Freelancer Tips for Uber Drivers and Other Ridesharing Jobs
How to Organize Your Side Hustle and Maximize Your Earnings
Ridesharing is the new era of taxi service. A 2017 survey found that roughly 53 percent of Americans used ridesharing that year, a 15 percent increase since 2016. But, for all its popularity, the rideshare drivers who support the business model have an uphill battle when it comes to their earnings. We’ll get to that, but let’s start with the basics. Here are the two most popular rideshare services:
The Unknown for Rideshare Drivers
It's no secret that ridesharing benefits the passenger; there are millions of drivers throughout the country who are ready to take them wherever they need to go. That said, working as a rideshare driver can be a profitable experience, but it can also be a bad move. For every driver who claims to earn thousands of dollars per month in New York City, there's another in Washington state who must rely on food stamps to make ends meet. Variability is a risk when you take on this side hustle. While you may earn a higher hourly rate than purported by the latest independent study, it's also possible that you'll earn less. And then there are known expenses, which require you to forfeit a portion of your gross income to:
- Commissions and fees for your rideshare employer
- Vehicle expenses
- Self-employment taxes
- Solo benefits coverage, including health insurance and retirement savings
How to Eliminate Risk and Earn More Money
In addition to the known expenses and unknown earnings, the pitfalls for rideshare drivers often come down to a lack of strategy and time management. Once you understand the rules associated with the rideshare service you work for, it's important to make the most of your effort. Start by:
- Organizing your workweek. A side hustle of any sort can fall apart without a plan. Sticking to a weekly schedule can help you prioritize cash flow without burning out. For example, suppose you work full time and decide to become a rideshare driver to earn extra money. Your goal is to earn an extra $500 per month, or 33 rides for $15 per ride. To reach your earnings goal, decide how you’ll divvy up the rides each day. A sample schedule might include 10 rides on Friday, 13 on Saturday, and 10 on Sunday. You could also do two or three during each weekday if you have the time. Tally up your income at the end of the month and take stock of your efforts. Was it worth it? The answer will help you decide whether rideshare driving is the side gig for you.

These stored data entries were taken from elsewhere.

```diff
@@ -970,24 +1015,40 @@
           }
         }
         __syncthreads();
-        if (tid == 0) *ctr = 0;
-        {
-          int32_t* t = ctr;
-          ctr = ctr_other;
-          ctr_other = t;
-        }
+        if (tid == 0) *ctr() = 0;
+        cur ^= 1;
         continue;
       }
       if (!blocks_left) break;
+      fresh_tid();
       const uint32_t b = b0 + (uint32_t)tid;
       const uint32_t bw = b0 + (uint32_t)(wave * 64);
       b0 += T;
       int r = 0;
       if (bw < nblocks) r = root_of_block(bw, b < nblocks ? b : nblocks - 1);
-      bool do_push = false;
+      bool do_push = false, fine = false;
       uint32_t gh = 0;
       Packed<CW> pk;
       pk.clear();
+      if (b >= nblocks && b < ntests) {
+        r = (int)((b - nblocks) >> 2);
+        const uint32_t d = (b - nblocks) & 3u, bs = bnb[r] ? bsub[r] : 0u;
+        const uint32_t nlast = (bs >> 16) & 0xFFu, dsel = bs >> 24;
+        if (d < nlast && d != dsel) {
+          const float* sb = (const float*)&seedkey[2 * r];
+          fine = true;
+          gh = seedgh[r] * nlast + d;
+          do_push = !dropped(r, (double)sb[d], (double)sb[dsel]);
+          if (do_push) {
+            double B[10];
+            group_matrix<false>(r, gh, (int)bnl[r] - 1, B, pk);
+          }
+#ifdef MOCAP_DEBUG_EIGCHECK
+          else
+            eigcheck_dropped(r, gh, bs & 0xFFFFu);
+#endif
+        }
+      } else
       if (b < nblocks) {
         gh = b - boff[r];
         if (gh != seedgh[r]) {
@@ -1009,31 +1070,12 @@
           }
           do_push = survive;
 #ifdef MOCAP_DEBUG_EIGCHECK
-          if (!survive) {
-            const double bound = __longlong_as_double((long long)rbound[r]);
-            const uint32_t pl = bpl[r];
-            for (uint32_t l = 0; l < pl; l++) {
-              double B2[10], X2[3], e2 = inf;
-              Packed<CW> pk2;
-              const int v2 = group_matrix<true>(r, gh * pl + l, 0, B2, pk2);
-              auto obs2 = [&](int c, double& x, double& y) -> bool {
-                const uint32_t k = pk2.get(c);
-                if (k == 0xFFu) return false;
-                const float2 w = bxy[(size_t)c * M + k];
-                x = (double)w.x;
-                y = (double)w.y;
-                return true;
-              };
-              solve_and_score<!PERK, true, F32R>(cv, B2, v2, obs2, X2, e2);
-              atomicAdd(&p.status[p.n_frames + 1], 1);
-              if (e2 <= bound) printf("EIGCHECK block: root %d block %u candidate %u bound %.17g true %.17g\n", r, gh, l, bound, e2);
-            }
-          }
+          if (!survive) eigcheck_dropped(r, gh, bpl[r]);
 #endif
         }
       }
       __syncthreads();
-      if (do_push) push_block(r, gh, pk);
+      if (do_push) push_block(r, gh, pk, fine);
       __syncthreads();
     }
     __syncthreads();
diff --git a/low-cost-mocap_amd/csrc/frame_bb_body.inc b/low-cost-mocap_amd/csrc/frame_bb_body.inc
--- a/low-cost-mocap_amd/csrc/frame_bb_body.inc
+++ b/low-cost-mocap_amd/csrc/frame_bb_body.inc
@@ -40,8 +40,8 @@
     }
     wait_own_stores();
     bb_prio<kPrioEval>();
+    item = st.misc[MI_NEXT];
     __syncthreads();
-    item = next;
   }
   if (tid == 0 && q_add(&q.counters[QC_EXITED], 1) == (int)gridDim.x - 1)
     for (int c = 0; c < QC_COUNT; c++) q_store(&q.counters[c], 0);
```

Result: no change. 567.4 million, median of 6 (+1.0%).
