template <int TT, bool SHARED>
__device__ __forceinline__ void cellmm16_body(const CellmmArgs& a, int bid, unsigned char* lds) {
  static_assert(!CMM_BF16, "f16 operands only");
  static_assert(!SHARED || cellmm16_has_shared(TT), "no shared-build body at this tile count");
  constexpr int SB = CMM_STAGE_BYTES;
  constexpr int PIECES = SB / (16 * BLOCK_THREADS);
  constexpr float LOG2E = 1.4426950408889634f;
  constexpr int HT = 2 * TT;
  constexpr int NG = (HT + 3) / 4;
  constexpr int OWN = CMM16_SHARED_OWN;

  int tb, seg;
  block_to_work(bid, a.segments, a.tile_blocks, tb, seg);
  const int lane = threadIdx.x & 63;
  const int wave = threadIdx.x >> 6;
  const int cc = lane & 15;
  const int kg = lane >> 4;
  const int h = kg & 1;
  const int rs = 16 * (kg >> 1) + cc;
  const int64_t tile0 = a.tile_base + ((int64_t)tb * WAVES_PER_BLOCK + wave) * TT;

  float cT[3];
  f16x8 xb[HT];
#pragma unroll
  for (int u = 0; u < HT; ++u) {
    const f32x4 v = *reinterpret_cast<const f32x4*>(a.xd + ((tile0 + (u >> 1)) * CELL_TILE + 16 * (u & 1) + cc) * 4);
    xb[u] = cellmm_target_operand(v, h);
  }
  {
    const f32x4 m = *reinterpret_cast<const f32x4*>(a.tmeta + tile0 * 4);
#pragma unroll
    for (int c = 0; c < 3; ++c) cT[c] = __int_as_float(__builtin_amdgcn_readfirstlane(__float_as_int(m[c])));
  }
  float dl[NG][3], U[NG], vprev[NG];
  double outd[NG];
#pragma unroll
  for (int g = 0; g < NG; ++g) {
    const int u = 4 * g + kg < HT ? 4 * g + kg : HT - 1;
    const f32x4 v = *reinterpret_cast<const f32x4*>(a.xd + ((tile0 + (u >> 1)) * CELL_TILE + 16 * (u & 1) + cc) * 4);
#pragma unroll
    for (int c = 0; c < 3; ++c) dl[g][c] = v[c];
    U[g] = 0.f;
    vprev[g] = 0.f;
    outd[g] = 0.0;
  }

  f32x4 acc[HT];
#pragma unroll
  for (int u = 0; u < HT; ++u)
#pragma unroll
    for (int k = 0; k < 4; ++k) acc[u][k] = 0.f;

  const int64_t s_begin = (int64_t)seg * a.seg_stages;
  int64_t s_end = s_begin + a.seg_stages;
  if (s_end > a.m_stages) s_end = a.m_stages;

  f32x4 pre[SHARED ? 1 : PIECES];
  auto fetch = [&](int64_t s) {
    const unsigned char* src = a.img + s * SB;
#pragma unroll
    for (int p = 0; p < PIECES; ++p)
      pre[p] = *reinterpret_cast<const f32x4*>(src + (p * BLOCK_THREADS + (int)threadIdx.x) * 16);
  };
  auto commit = [&](int buf) {
#pragma unroll
    for (int p = 0; p < PIECES; ++p)
      *reinterpret_cast<f32x4*>(lds + buf * SB + (p * BLOCK_THREADS + (int)threadIdx.x) * 16) = pre[p];
  };

  const int wave_u = __builtin_amdgcn_readfirstlane(wave);
  const int hl = lane < CMM_STAGE_TILES ? lane : 0;
  f32x4 raw_ef[SHARED ? OWN : 1];
  float raw_b[SHARED ? OWN : 1];
  f32x4 hcur = {0.f, 0.f, 0.f, 0.f}, hnext = hcur, hfar = hcur;
  auto load_hdr = [&](int64_t s) { return *reinterpret_cast<const f32x4*>(a.img + s * SB + CMM_HDR_OFF + hl * 16); };
  auto load_raw = [&](int64_t s, int j) {
    const unsigned char* src = a.img + s * SB;
    const int row = (wave_u * OWN + j) * CELL_TILE + rs;
    raw_ef[j] = *reinterpret_cast<const f32x4*>(src + CMM_E_OFF + row * 16);
    raw_b[j] = *reinterpret_cast<const float*>(src + CMM_B_OFF + row * 4);
  };
  auto build_tile = [&](int buf, const f32x4 hd, int j) {
    const int t = wave_u * OWN + j;
    if (__builtin_amdgcn_readlane(__float_as_int(hd[3]), t) < 0) return;
    float d1[3];
#pragma unroll
    for (int c = 0; c < 3; ++c)
      d1[c] = (cT[c] - __int_as_float(__builtin_amdgcn_readlane(__float_as_int(hd[c]), t))) * LOG2E;
    f16x8 ya;
    float wexp;
    cellmm16_operand(raw_ef[j], raw_b[j], d1[0], d1[1], d1[2], h, ya, wexp);
    *reinterpret_cast<f16x8*>(lds + buf * CMM16_ABUF_BYTES + (t * 64 + lane) * 16) = ya;
    if (h == 0)
      *reinterpret_cast<f32x2*>(lds + CMM16_WBUF_OFF + buf * CMM16_WBUF_BYTES + (t * CELL_TILE + rs) * 8) = f32x2{raw_b[j], wexp};
  };

  if constexpr (SHARED) {
    if (s_begin < s_end) {
      hcur = load_hdr(s_begin);
#pragma unroll
      for (int j = 0; j < OWN; ++j) load_raw(s_begin, j);
#pragma unroll
      for (int j = 0; j < OWN; ++j) build_tile(0, hcur, j);
      if (s_begin + 1 < s_end) {
        hnext = load_hdr(s_begin + 1);
#pragma unroll
        for (int j = 0; j < OWN; ++j) load_raw(s_begin + 1, j);
      }
    }
  } else {
    if (s_begin < s_end) {
      fetch(s_begin);
      commit(0);
    }
  }
  __syncthreads();

  int key_s = -2;
  float S0 = 0.f, S0c = 0.f;
  float D1[3] = {0.f, 0.f, 0.f};
#if CMM16_BUILD_PROBE
  f16x8 ya_probe = {};
  float wexp_probe = 0.f;
#endif

  auto fold = [&]() {
#if CMM16_NOFOLD
    asm volatile("" ::"v"(S0), "v"(S0c));
#else
    const float s0 = cellmm16_sources_sum(S0) * CMM_TARGET_SCALE;
    float x[4 * NG];
#pragma unroll
    for (int u = 0; u < 4 * NG; ++u) x[u] = u < HT ? (acc[u][0] + acc[u][1]) + (acc[u][2] + acc[u][3]) : 0.f;
#pragma unroll
    for (int g = 0; g < NG; ++g) {
      const float v = cellmm16_fold4(x[4 * g], x[4 * g + 1], x[4 * g + 2], x[4 * g + 3]);
      outd[g] += (double)(U[g] * ((v - vprev[g]) + s0));
      vprev[g] = v;
    }
#endif
    S0 = 0.f;
    S0c = 0.f;
  };
  auto new_cell = [&](const f32x4 cs, int ks) {
    if (key_s >= 0) fold();
    key_s = ks;
#pragma unroll
    for (int c = 0; c < 3; ++c) D1[c] = (cT[c] - cs[c]) * LOG2E;
#if !CMM16_NOFOLD
#pragma unroll
    for (int g = 0; g < NG; ++g) {
      float s2 = 0.f;
#pragma unroll
      for (int c = 0; c < 3; ++c) {
        const float df = dl[g][c] + (cT[c] - cs[c]);
        s2 = fmaf(df, df, s2);
      }
      U[g] = kexp2(s2 * -LOG2E);
    }
#endif
  };

  for (int64_t s = s_begin; s < s_end; ++s) {
    const int buf = (int)((s - s_begin) & 1);
    if constexpr (SHARED) {
      if (s + 1 < s_end) {
#pragma unroll
        for (int j = 0; j < OWN; ++j) build_tile(buf ^ 1, hnext, j);
      }
      if (s + 2 < s_end) {
        hfar = load_hdr(s + 2);
#pragma unroll
        for (int j = 0; j < OWN; ++j) load_raw(s + 2, j);
      }
      const unsigned char* p_ya = lds + buf * CMM16_ABUF_BYTES + lane * 16;
      const unsigned char* p_w = lds + CMM16_WBUF_OFF + buf * CMM16_WBUF_BYTES + rs * 8;
      const int keys = lane < CMM_STAGE_TILES ? __float_as_int(hcur[3]) : -1;
#pragma unroll 1
      for (int q = 0; q < CMM_STAGE_TILES; ++q) {
        const int ks = __builtin_amdgcn_readlane(keys, q);
        if (ks < 0) break;
        if (ks != key_s) {
          f32x4 cs;
#pragma unroll
          for (int c = 0; c < 3; ++c) cs[c] = __int_as_float(__builtin_amdgcn_readlane(__float_as_int(hcur[c]), q));
          cs[3] = 0.f;
          new_cell(cs, ks);
        }
        const f16x8 ya = *reinterpret_cast<const f16x8*>(p_ya);
        const f32x2 w = *reinterpret_cast<const f32x2*>(p_w);
        p_ya += 64 * 16;
        p_w += CELL_TILE * 8;
        cellmm16_weight_sum(w[0], w[1], S0, S0c);
#pragma unroll
        for (int u = 0; u < HT; ++u) acc[u] = __builtin_amdgcn_mfma_f32_16x16x32_f16(ya, xb[u], acc[u], 0, 0, 0);
      }
      hcur = hnext;
      hnext = hfar;
    } else {
      if (s + 1 < s_end) fetch(s + 1);
      const unsigned char* base = lds + buf * SB;
      const unsigned char* p_ef = base + CMM_E_OFF + rs * 16;
      const unsigned char* p_b = base + CMM_B_OFF + rs * 4;
      const f32x4* hdr = reinterpret_cast<const f32x4*>(base + CMM_HDR_OFF);
      const int keys = lane < CMM_STAGE_TILES ? __float_as_int(hdr[hl][3]) : -1;
#pragma unroll 1
      for (int q = 0; q < CMM_STAGE_TILES; ++q) {
        const int ks = __builtin_amdgcn_readlane(keys, q);
        if (ks < 0) break;
        if (ks != key_s) new_cell(hdr[q], ks);
        const f32x4 ef = *reinterpret_cast<const f32x4*>(p_ef);
        const float bq = *reinterpret_cast<const float*>(p_b);
        p_ef += CELL_TILE * 16;
        p_b += CELL_TILE * 4;
#if CMM16_BUILD_PROBE
        if ((q & 3) == wave_u) {
          cellmm16_operand(ef, bq, D1[0], D1[1], D1[2], h, ya_probe, wexp_probe);
        } else {
          asm volatile("" ::"v"(ef[0]), "v"(ef[1]), "v"(ef[2]), "v"(ef[3]));
        }
        asm volatile("" ::"v"(bq), "v"(S0));
        const f16x8 ya = ya_probe;
        const float wexp = wexp_probe;
#else
        f16x8 ya;
        float wexp;
        cellmm16_operand(ef, bq, D1[0], D1[1], D1[2], h, ya, wexp);
#endif
        cellmm16_weight_sum(bq, wexp, S0, S0c);
#pragma unroll
        for (int u = 0; u < HT; ++u) acc[u] = __builtin_amdgcn_mfma_f32_16x16x32_f16(ya, xb[u], acc[u], 0, 0, 0);
      }
      if (s + 1 < s_end) commit(buf ^ 1);
    }
    __syncthreads();
  }
  if (key_s >= 0) fold();
#if CMM16_NOFOLD
#pragma unroll
  for (int u = 0; u < HT; ++u) asm volatile("" ::"v"(acc[u][0]), "v"(acc[u][1]), "v"(acc[u][2]), "v"(acc[u][3]));
#endif

  const double inv = (double)a.scale[1];
#pragma unroll
  for (int g = 0; g < NG; ++g)
    if (4 * g + kg < HT)
      a.part[(int64_t)seg * a.n_slots + (tile0 + 2 * g + (kg >> 1) - a.tile_base) * CELL_TILE + 16 * h + cc] = outd[g] * inv;
}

- Driving during surge hours. In addition to organization, another way to maximize your earnings is to drive when you’ll earn more money per hour, also known as “surge hours.” Surge pricing adjusts the rates of rides to match driver supply to rider demand. For example, when there are more passengers in need of rides than there are drivers on the road, your rideshare employer may increase the fares and pass some of the earnings on to you.
- Looking for tax deductions. Tax deductions can only help your hourly rate, especially when you account for all the upfront costs you shoulder as a rideshare driver. When filing your returns, be sure to deduct:
- Self-employment tax: Technically, you’re required to pay a self-employment tax of 15.2 percent as a rideshare driver. That said, half of this tax is deductible from your gross wages.
- Car mileage: As of 2018, you can deduct 54.5 cents per mile driven for business use.
- Car wear and tear: You can deduct the actual expenses of operating your car for business, including gas, oil, repairs, insurance, maintenance, and lease payments or ownership depreciation.
- Cell phone service: You can deduct the portion of your cell phone use for business. If you're not sure how much you'll use it, consider getting a prepaid phone to track your expenses more closely.
- Additional expenses: If you offer your customers a perk during their ride, e.g., bottled water, you can deduct the total cost that is not reimbursed by the rideshare company.
Working as a rideshare driver can be a profitable side hustle, but you need to adopt a smart strategy. Cut your overhead expenses and be mindful of the factors that limit your earning potential. When it comes to rideshare employment, don't skip the test drive.